The battles over the first two nights of the National Finals Rodeo have been impressive, and it looks to continue through the final eight nights of the 2019 season.

“I knew it was going to be like this, and I expected nothing else,” said Richmond Champion, who earned his second straight paycheck on Friday night by finishing third in the second go-round with an 89-point ride on J Bar J’s Straight Jacket. “I knew I had the horse. Those seem to be the most nerve-wracking times, because you don’t want to mess it up. I think that’s the best I’ve ever had him.

Richmond Champion
Richmond Champion

“Sparky (Dreesen of J Bar J) told me he was fresh, and he was going to be all there. He was right. That horse was awesome.”
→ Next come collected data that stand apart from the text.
template <typename T>
int launch_rows_longk(const GemvP& p, hipStream_t s) {
#if OMCHAT_EXPERIMENTS
  if (g_gemv_longk_direct > 0) {
    const int wpw = g_gemv_longk_direct > 4 ? 4 : g_gemv_longk_direct;
    if (p.mx_s) hipLaunchKernelGGL((gemv_rows_longk_direct_mx4_kernel<T>), dim3(cdiv(p.N, wpw)), dim3(64 * wpw), 0, s, p);
    else if (p.w_scale) hipLaunchKernelGGL((gemv_rows_longk_direct_kernel<T, true>), dim3(cdiv(p.N, wpw)), dim3(64 * wpw), 0, s, p);
    else hipLaunchKernelGGL((gemv_rows_longk_direct_kernel<T, false>), dim3(cdiv(p.N, wpw)), dim3(64 * wpw), 0, s, p);
    return 0;
  }
#endif
  const int n_cu = device_cus();
  int rpw = cdiv(p.N, 2 * n_cu);
  rpw = rpw < 1 ? 1 : (rpw > 8 ? 8 : rpw);
  const int grid = cdiv(p.N, rpw);
  const int npass = (cdiv(p.K, 512) + 7) / 8;
  const size_t lds = (size_t)npass * 8 * 512 * 2;
  if (p.mx_s) {
    static PerDeviceOnce set;
    auto k = gemv_rows_longk_mx4_kernel<T>;
    if (set.first()) OM_HIP(hipFuncSetAttribute((const void*)k, hipFuncAttributeMaxDynamicSharedMemorySize, 64 * 1024));
    hipLaunchKernelGGL(k, dim3(grid), dim3(64 * rpw), lds, s, p, rpw);
  } else if (p.w_scale) {
    auto k = gemv_rows_longk_kernel<T, true>;
    static PerDeviceOnce set;
    if (set.first()) OM_HIP(hipFuncSetAttribute((const void*)k, hipFuncAttributeMaxDynamicSharedMemorySize, 64 * 1024));
    hipLaunchKernelGGL(k, dim3(grid), dim3(64 * rpw), lds, s, p, rpw);
  } else {
    auto k = gemv_rows_longk_kernel<T, false>;
    static PerDeviceOnce set;
    if (set.first()) OM_HIP(hipFuncSetAttribute((const void*)k, hipFuncAttributeMaxDynamicSharedMemorySize, 64 * 1024));
    hipLaunchKernelGGL(k, dim3(grid), dim3(64 * rpw), lds, s, p, rpw);
  }
  return 0;
}

int g_gemv_rows_balance = 1;
unsigned g_gemv_skew = 0;
int g_gemv_dyn = 0;
int g_gemv_gu_rr = 1;
int g_gemv_gu_rr8 = 1;
int g_gemv_norm_loop = 0;

template <typename T, int EPI, int RR, int F8, int NCH>
void launch_rows_norm_n(const GemvP& p, hipStream_t s) {
  const int n_out = EPI == EPI_SWIGLU ? p.N / 2 : p.N;
  if constexpr (NCH >= 4) {
    const bool want = EPI == EPI_SWIGLU ? (g_gemv_norm_loop & (F8 != WF_16 ? 4 : 1)) : (p.N < 32768 ? (g_gemv_norm_loop & 2) : (g_gemv_norm_loop & 8));
    const int n_cu = device_cus();
#if OMCHAT_EXPERIMENTS
    if (want && p.dyn && g_gemv_dyn && n_out >= 8 * n_cu) {
// ... 16 lines not shown
      if constexpr (F8 == WF_MX4) hipLaunchKernelGGL((gemv_rows_norm_mx4_kernel<T, EPI, 1, NCH, 9>), dim3(2 * n_cu), dim3(576), 0, s, p);
      else hipLaunchKernelGGL((gemv_rows_norm_kernel<T, EPI, 1, NCH, F8 == WF_E4M3, 9>), dim3(2 * n_cu), dim3(576), 0, s, p);
      return;
    }
  }
#if OMCHAT_EXPERIMENTS
  if constexpr (EPI == EPI_SWIGLU && RR == 1) {
    const int nwg = cdiv(n_out, 4), xs = (int)(g_gemv_skew < 256u ? g_gemv_skew : 0u);
    if (xs > 0 && nwg % 8 == 0 && n_out % 4 == 0 && xs < nwg / 8) {
      GemvP q = p; q.xskew = xs;
      if constexpr (F8 == WF_MX4) hipLaunchKernelGGL((gemv_rows_norm_mx4_kernel<T, EPI, RR, NCH>), dim3(8 * (nwg / 8 + xs)), dim3(256), 0, s, q);
      else hipLaunchKernelGGL((gemv_rows_norm_kernel<T, EPI, RR, NCH, F8 == WF_E4M3>), dim3(8 * (nwg / 8 + xs)), dim3(256), 0, s, q);
      return;
    }
  }
#endif
  if constexpr (F8 == WF_MX4) hipLaunchKernelGGL((gemv_rows_norm_mx4_kernel<T, EPI, RR, NCH>), dim3(cdiv(cdiv(n_out, RR), 4)), dim3(256), 0, s, p);
  else hipLaunchKernelGGL((gemv_rows_norm_kernel<T, EPI, RR, NCH, F8 == WF_E4M3>), dim3(cdiv(cdiv(n_out, RR), 4)), dim3(256), 0, s, p);
}
template <typename T, int EPI, int RR, int F8>
void launch_rows_norm(const GemvP& p, hipStream_t s) {
  switch (cdiv(p.K, 512)) {
    case 1: launch_rows_norm_n<T, EPI, RR, F8, 1>(p, s); break;
    case 2: launch_rows_norm_n<T, EPI, RR, F8, 2>(p, s); break;
    case 3: launch_rows_norm_n<T, EPI, RR, F8, 3>(p, s); break;
    case 4: launch_rows_norm_n<T, EPI, RR, F8, 4>(p, s); break;
    case 5: launch_rows_norm_n<T, EPI, RR, F8, 5>(p, s); break;
    case 6: launch_rows_norm_n<T, EPI, RR, F8, 6>(p, s); break;
    case 7: launch_rows_norm_n<T, EPI, RR, F8, 7>(p, s); break;
    default: launch_rows_norm_n<T, EPI, RR, F8, 8>(p, s); break;
  }
}

template <typename T, int EPI, int RR, int F8>
void launch_rows_r(const GemvP& p, hipStream_t s) {
  const int n_out = EPI == EPI_SWIGLU ? p.N / 2 : p.N;
  if constexpr (RR == 1 && EPI == EPI_RESID) {
    const int n_cu = device_cus();
    if (g_gemv_rows_balance && p.ksplit == 1 && n_out == 7 * 2 * n_cu) {
      if constexpr (F8 == WF_MX4) hipLaunchKernelGGL((gemv_rows_mx4_kernel<T, EPI, 1, 7>), dim3(2 * n_cu, 1), dim3(448), 0, s, p);
      else hipLaunchKernelGGL((gemv_rows_kernel<T, EPI, 1, 7, F8 == WF_E4M3>), dim3(2 * n_cu, 1), dim3(448), 0, s, p);
      return;
    }
  }
  int grid = cdiv(cdiv(n_out, RR), 4);
  grid = grid > 2048 ? 2048 : grid;
  if constexpr (F8 == WF_MX4) hipLaunchKernelGGL((gemv_rows_mx4_kernel<T, EPI, RR, 4>), dim3(grid, p.ksplit), dim3(256), 0, s, p);
  else hipLaunchKernelGGL((gemv_rows_kernel<T, EPI, RR, 4, F8 == WF_E4M3>), dim3(grid, p.ksplit), dim3(256), 0, s, p);
}
template <typename T, int EPI, int WF>
void launch_rows_q(const GemvP& p, hipStream_t s) {
  if constexpr (EPI == EPI_SWIGLU || EPI == EPI_NONE) {
    if (p.norm_w) {
      if (EPI == EPI_NONE && p.N < 32768) launch_rows_norm<T, EPI, 2, WF>(p, s);
      else if (EPI == EPI_SWIGLU && g_gemv_gu_rr8 == 2) launch_rows_norm<T, EPI, 2, WF>(p, s);
      else if (EPI == EPI_SWIGLU && g_gemv_gu_rr8 == 1) launch_rows_norm<T, EPI, 1, WF>(p, s);
      else launch_rows_norm<T, EPI, 4, WF>(p, s);
      return;
    }
  }
  if ((EPI == EPI_NONE || EPI == EPI_RESID) && p.N < 32768) launch_rows_r<T, EPI, 1, WF>(p, s);
  else if (EPI == EPI_NONE) launch_rows_r<T, EPI, 8, WF>(p, s);
  else launch_rows_r<T, EPI, 4, WF>(p, s);
}
template <typename T, int EPI>
void launch_rows(const GemvP& p, hipStream_t s) {
  if (p.mx_s) { launch_rows_q<T, EPI, WF_MX4>(p, s); return; }
  if (p.w_scale) { launch_rows_q<T, EPI, WF_E4M3>(p, s); return; }
  if constexpr (EPI == EPI_SWIGLU || EPI == EPI_NONE) {
    if (p.norm_w) {
      if (EPI == EPI_NONE && p.N < 32768) launch_rows_norm<T, EPI, 2, WF_16>(p, s);
      else if (EPI == EPI_SWIGLU && g_gemv_gu_rr == 2) launch_rows_norm<T, EPI, 2, WF_16>(p, s);
      else if (EPI == EPI_SWIGLU && g_gemv_gu_rr == 3) launch_rows_norm<T, EPI, 3, WF_16>(p, s);
      else if (EPI == EPI_SWIGLU) launch_rows_norm<T, EPI, 1, WF_16>(p, s);
      else launch_rows_norm<T, EPI, 4, WF_16>(p, s);
      return;
    }
  }
  if ((EPI == EPI_NONE || EPI == EPI_RESID) && p.N < 32768) launch_rows_r<T, EPI, 1, WF_16>(p, s);
  else if (EPI == EPI_SWIGLU && (g_gemv_shard & 4) && p.N / 2 < 16 * device_cus()) launch_rows_r<T, EPI, 1, WF_16>(p, s);
  else launch_rows_r<T, EPI, 4, WF_16>(p, s);
}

With that, Champion added another $15,654 to his season earnings. Combined with his Round 1 victory and the $10,000 bonus each contestant receives when they arrive in Las Vegas, he has earned $51,885 in a couple of days. That’s an NFR best, only matched with barrel racer Emily Miller.

As for his ride, an 89-point marking will win most rodeos throughout the year. In fact, it would win most rounds at the NFR, but there may be a changing of the tide inside the Thomas & Mack Center. Opening night featured three 90-point-plus rides, and NFR rookie Trenton Montero won Friday’s round with a 90.5-point ride; three-time champion Tim O’Connell was second at 89.5.

“Good for Trenton,” Champion said. “I had goosebumps for him. That was awesome, then Tim made a great ride. We’re just going to be repeating ourselves all week, but it is a good feeling.”

While the experience in Sin City is magical because of all the great things about the championship, it also is one of the most stressful situations cowboys face all year. They’re chasing after big bucks every night, and they’re all battling for the Montana Silversmiths gold buckles that go to the world champions in each event.

For the bareback riders, they’re also getting on the 100 best bucking horses in the game, all divided into five pens to keep the opportunities equal for each contestant. Their Round 3 and Round 8 draws come out of the “Eliminator Pen,” best known for featuring the hardest-to-ride horses in the game.

“They were picking the pen for (Saturday), and I just walked out of the room,” he said. “Whatever I get is the one I’m supposed to have. Tomorrow isn’t about what anyone else is doing; it’s about what you are doing, which is whatever it takes to ride whatever they draw you. It’s a pen full of dragons, so bring your armor and come to war.

“It is not a fun day. You just want it to be over. But that is why we are here, that is why we ride 10 and bring all sorts of horses, because you are not a world champion if you can’t ride these.”